What the exercise asks:
Whatever appears in the listing, return all of it exactly.

Input material:
@@ -811,12 +815,14 @@
   const int64_t rf = r0 + tid;
   for (int64_t rb = rf; rb < r1; rb += (int64_t)U * kBlock) {
     float2 uo[U], po[U], so[U], zo[U];
-    mgp_cg_v4f yo[U];
+    float2 yo[U];
 #pragma unroll
     for (int k = 0; k < U; ++k) {
       const int64_t r = rb + (int64_t)k * kBlock;
       const int64_t rc = r < r1 ? r : rf;
-      uo[k] = c.r[rc]; po[k] = c.p[rc]; so[k] = c.s[rc]; zo[k] = c.z[rc]; yo[k] = c.y4[rc];
+      uo[k] = c.r[rc]; po[k] = c.p[rc]; so[k] = c.s[rc]; zo[k] = c.z[rc];
+      if (PAIR) yo[k] = reinterpret_cast<const float2*>(c.y4)[rc];
+      else { const mgp_cg_v4f y = c.y4[rc]; yo[k] = make_float2(y.x, y.y); }
     }
 #pragma unroll
     for (int k = 0; k < U; ++k) {
@@ -833,8 +839,10 @@
         const float2 rn = make_float2(u.x - as.x, u.y - as.y);
         c.p[r] = pn; c.s[r] = sn; c.z[r] = zn; c.r[r] = rn;
         a.x[r] = zo[k].x;
-        c.u4[r] = mgp_cg_v4f{rn.x, rn.y, rn.x, rn.y};
-        c.w4[r] = mgp_cg_v4f{rn.x, rn.y, rn.y, rn.x};
+        if (!PAIR) {
+          c.u4[r] = mgp_cg_v4f{rn.x, rn.y, rn.x, rn.y};
+          c.w4[r] = mgp_cg_v4f{rn.x, rn.y, rn.y, rn.x};
+        }
         ngr += rn.x * rn.x - rn.y * rn.y;
         ngi += 2.f * rn.x * rn.y;
         nrr += rn.x * rn.x + rn.y * rn.y;
@@ -1017,6 +1025,7 @@
   bool decide_in_update = false;
   CxArgs cxa{};
   mgp_operator_t opB{};
+  bool cx_pair = false;
   char first_record[MGP_SPMM_RECORD_BYTES] = {};
   int32_t* host_state = nullptr;
   float* host_resid = nullptr;
@@ -1078,12 +1087,20 @@
   if (pl->ch.fold)
     return mgp_operator_apply_cgstep(&pl->op, pl->args.us ? pl->args.us : pl->args.r, false, nullptr, fold_step(pl), decide_last,
                                      pl->buf.op_work, pl->buf.op_work_bytes, st);
+  if (pl->ch.cx && pl->cx_pair) {
+    MGP_TRY(mgp_operator_apply_cx_pair(&pl->opB, reinterpret_cast<const float*>(pl->cxa.r),
+                                       const_cast<float*>(reinterpret_cast<const float*>(pl->cxa.y4)), pl->buf.pd4,
+                                       pl->args.state + 1, pl->args.state, st));
+    hipLaunchKernelGGL(cx_update_kernel<true>, dim3(pl->args.nbv), dim3(kBlock), 0, st, pl->args, pl->cxa);
+    MGP_LAUNCH_CHECK();
+    return MGP_OK;
+  }
   if (pl->ch.cx) {
     MGP_TRY(mgp_operator_apply_dist(&pl->opB, nullptr, reinterpret_cast<const float*>(pl->cxa.u4), nullptr, 4,
                                     const_cast<float*>(reinterpret_cast<const float*>(pl->cxa.y4)),
                                     reinterpret_cast<const float*>(pl->cxa.w4), pl->buf.pd4, pl->cxa.nbs4, pl->args.state + 1,
                                     pl->args.state, pl->buf.op_work4, pl->buf.op_work4_bytes, st));
-    hipLaunchKernelGGL(cx_update_kernel, dim3(pl->args.nbv), dim3(kBlock), 0, st, pl->args, pl->cxa);
+    hipLaunchKernelGGL(cx_update_kernel<false>, dim3(pl->args.nbv), dim3(kBlock), 0, st, pl->args, pl->cxa);
     MGP_LAUNCH_CHECK();
     return MGP_OK;
   }
@@ -1321,6 +1338,7 @@
     pl->opB = cx_operator(op);
     pl->cxa.nbs4 = sh.nb4;
     pl->cxa.sigma = sqrtf(sh.noise_scale);
+    pl->cx_pair = knobs.cx_pair != 0 && mgp_spmm_cx_pair_fits(&pl->opB.L) != 0;
     MGP_HIP_TRY(hipMemsetAsync(pl->cxa.sc, 0, 64 * sizeof(float), pl->stream));
   }
   const size_t rbytes = (((size_t)C * sizeof(float)) + 63) & ~size_t(63);
@@ -1344,6 +1362,7 @@
 extern "C" int mgp_cg_set_reduce_once(int on) { g_knobs.reduce_once = on == 2 ? 2 : (on ? 1 : 0); return MGP_OK; }
 extern "C" int mgp_cg_set_update_quads(int on) { g_knobs.update_quads = on ? 1 : 0; return MGP_OK; }
 extern "C" int mgp_cg_set_complex_shift(int on) { const int prev = g_knobs.complex_shift; g_knobs.complex_shift = on ? 1 : 0; return prev; }
+extern "C" int mgp_cg_set_cx_pair(int on) { const int prev = g_knobs.cx_pair; g_knobs.cx_pair = on ? 1 : 0; return prev; }
 extern "C" int mgp_cg_set_decide_in_update(int on) { const int prev = g_knobs.decide_in_update; g_knobs.decide_in_update = on ? 1 : 0; return prev; }
 
 extern "C" int mgp_cg_set_fold_update(int on) { const int prev = g_knobs.fold_update; g_knobs.fold_update = on == 2 ? 2 : (on ? 1 : 0); return prev; }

Response to the exercise:
@@ -811,12 +815,14 @@
   const int64_t rf = r0 + tid;
   for (int64_t rb = rf; rb < r1; rb += (int64_t)U * kBlock) {
     float2 uo[U], po[U], so[U], zo[U];
-    mgp_cg_v4f yo[U];
+    float2 yo[U];
 #pragma unroll
     for (int k = 0; k < U; ++k) {
       const int64_t r = rb + (int64_t)k * kBlock;
       const int64_t rc = r < r1 ? r : rf;
-      uo[k] = c.r[rc]; po[k] = c.p[rc]; so[k] = c.s[rc]; zo[k] = c.z[rc]; yo[k] = c.y4[rc];
+      uo[k] = c.r[rc]; po[k] = c.p[rc]; so[k] = c.s[rc]; zo[k] = c.z[rc];
+      if (PAIR) yo[k] = reinterpret_cast<const float2*>(c.y4)[rc];
+      else { const mgp_cg_v4f y = c.y4[rc]; yo[k] = make_float2(y.x, y.y); }
     }
 #pragma unroll
     for (int k = 0; k < U; ++k) {
@@ -833,8 +839,10 @@
         const float2 rn = make_float2(u.x - as.x, u.y - as.y);
         c.p[r] = pn; c.s[r] = sn; c.z[r] = zn; c.r[r] = rn;
         a.x[r] = zo[k].x;
-        c.u4[r] = mgp_cg_v4f{rn.x, rn.y, rn.x, rn.y};
-        c.w4[r] = mgp_cg_v4f{rn.x, rn.y, rn.y, rn.x};
+        if (!PAIR) {
+          c.u4[r] = mgp_cg_v4f{rn.x, rn.y, rn.x, rn.y};
+          c.w4[r] = mgp_cg_v4f{rn.x, rn.y, rn.y, rn.x};
+        }
         ngr += rn.x * rn.x - rn.y * rn.y;
         ngi += 2.f * rn.x * rn.y;
         nrr += rn.x * rn.x + rn.y * rn.y;
@@ -1017,6 +1025,7 @@
   bool decide_in_update = false;
   CxArgs cxa{};
   mgp_operator_t opB{};
+  bool cx_pair = false;
   char first_record[MGP_SPMM_RECORD_BYTES] = {};
   int32_t* host_state = nullptr;
   float* host_resid = nullptr;
@@ -1078,12 +1087,20 @@
   if (pl->ch.fold)
     return mgp_operator_apply_cgstep(&pl->op, pl->args.us ? pl->args.us : pl->args.r, false, nullptr, fold_step(pl), decide_last,
                                      pl->buf.op_work, pl->buf.op_work_bytes, st);
+  if (pl->ch.cx && pl->cx_pair) {
+    MGP_TRY(mgp_operator_apply_cx_pair(&pl->opB, reinterpret_cast<const float*>(pl->cxa.r),
+                                       const_cast<float*>(reinterpret_cast<const float*>(pl->cxa.y4)), pl->buf.pd4,
+                                       pl->args.state + 1, pl->args.state, st));
+    hipLaunchKernelGGL(cx_update_kernel<true>, dim3(pl->args.nbv), dim3(kBlock), 0, st, pl->args, pl->cxa);
+    MGP_LAUNCH_CHECK();
+    return MGP_OK;
+  }
   if (pl->ch.cx) {
     MGP_TRY(mgp_operator_apply_dist(&pl->opB, nullptr, reinterpret_cast<const float*>(pl->cxa.u4), nullptr, 4,
                                     const_cast<float*>(reinterpret_cast<const float*>(pl->cxa.y4)),
                                     reinterpret_cast<const float*>(pl->cxa.w4), pl->buf.pd4, pl->cxa.nbs4, pl->args.state + 1,
                                     pl->args.state, pl->buf.op_work4, pl->buf.op_work4_bytes, st));
-    hipLaunchKernelGGL(cx_update_kernel, dim3(pl->args.nbv), dim3(kBlock), 0, st, pl->args, pl->cxa);
+    hipLaunchKernelGGL(cx_update_kernel<false>, dim3(pl->args.nbv), dim3(kBlock), 0, st, pl->args, pl->cxa);
     MGP_LAUNCH_CHECK();
     return MGP_OK;
   }
@@ -1321,6 +1338,7 @@
     pl->opB = cx_operator(op);
     pl->cxa.nbs4 = sh.nb4;
     pl->cxa.sigma = sqrtf(sh.noise_scale);
+    pl->cx_pair = knobs.cx_pair != 0 && mgp_spmm_cx_pair_fits(&pl->opB.L) != 0;
     MGP_HIP_TRY(hipMemsetAsync(pl->cxa.sc, 0, 64 * sizeof(float), pl->stream));
   }
   const size_t rbytes = (((size_t)C * sizeof(float)) + 63) & ~size_t(63);
@@ -1344,6 +1362,7 @@
 extern "C" int mgp_cg_set_reduce_once(int on) { g_knobs.reduce_once = on == 2 ? 2 : (on ? 1 : 0); return MGP_OK; }
 extern "C" int mgp_cg_set_update_quads(int on) { g_knobs.update_quads = on ? 1 : 0; return MGP_OK; }
 extern "C" int mgp_cg_set_complex_shift(int on) { const int prev = g_knobs.complex_shift; g_knobs.complex_shift = on ? 1 : 0; return prev; }
+extern "C" int mgp_cg_set_cx_pair(int on) { const int prev = g_knobs.cx_pair; g_knobs.cx_pair = on ? 1 : 0; return prev; }
 extern "C" int mgp_cg_set_decide_in_update(int on) { const int prev = g_knobs.decide_in_update; g_knobs.decide_in_update = on ? 1 : 0; return prev; }
 
 extern "C" int mgp_cg_set_fold_update(int on) { const int prev = g_knobs.fold_update; g_knobs.fold_update = on == 2 ? 2 : (on ? 1 : 0); return prev; }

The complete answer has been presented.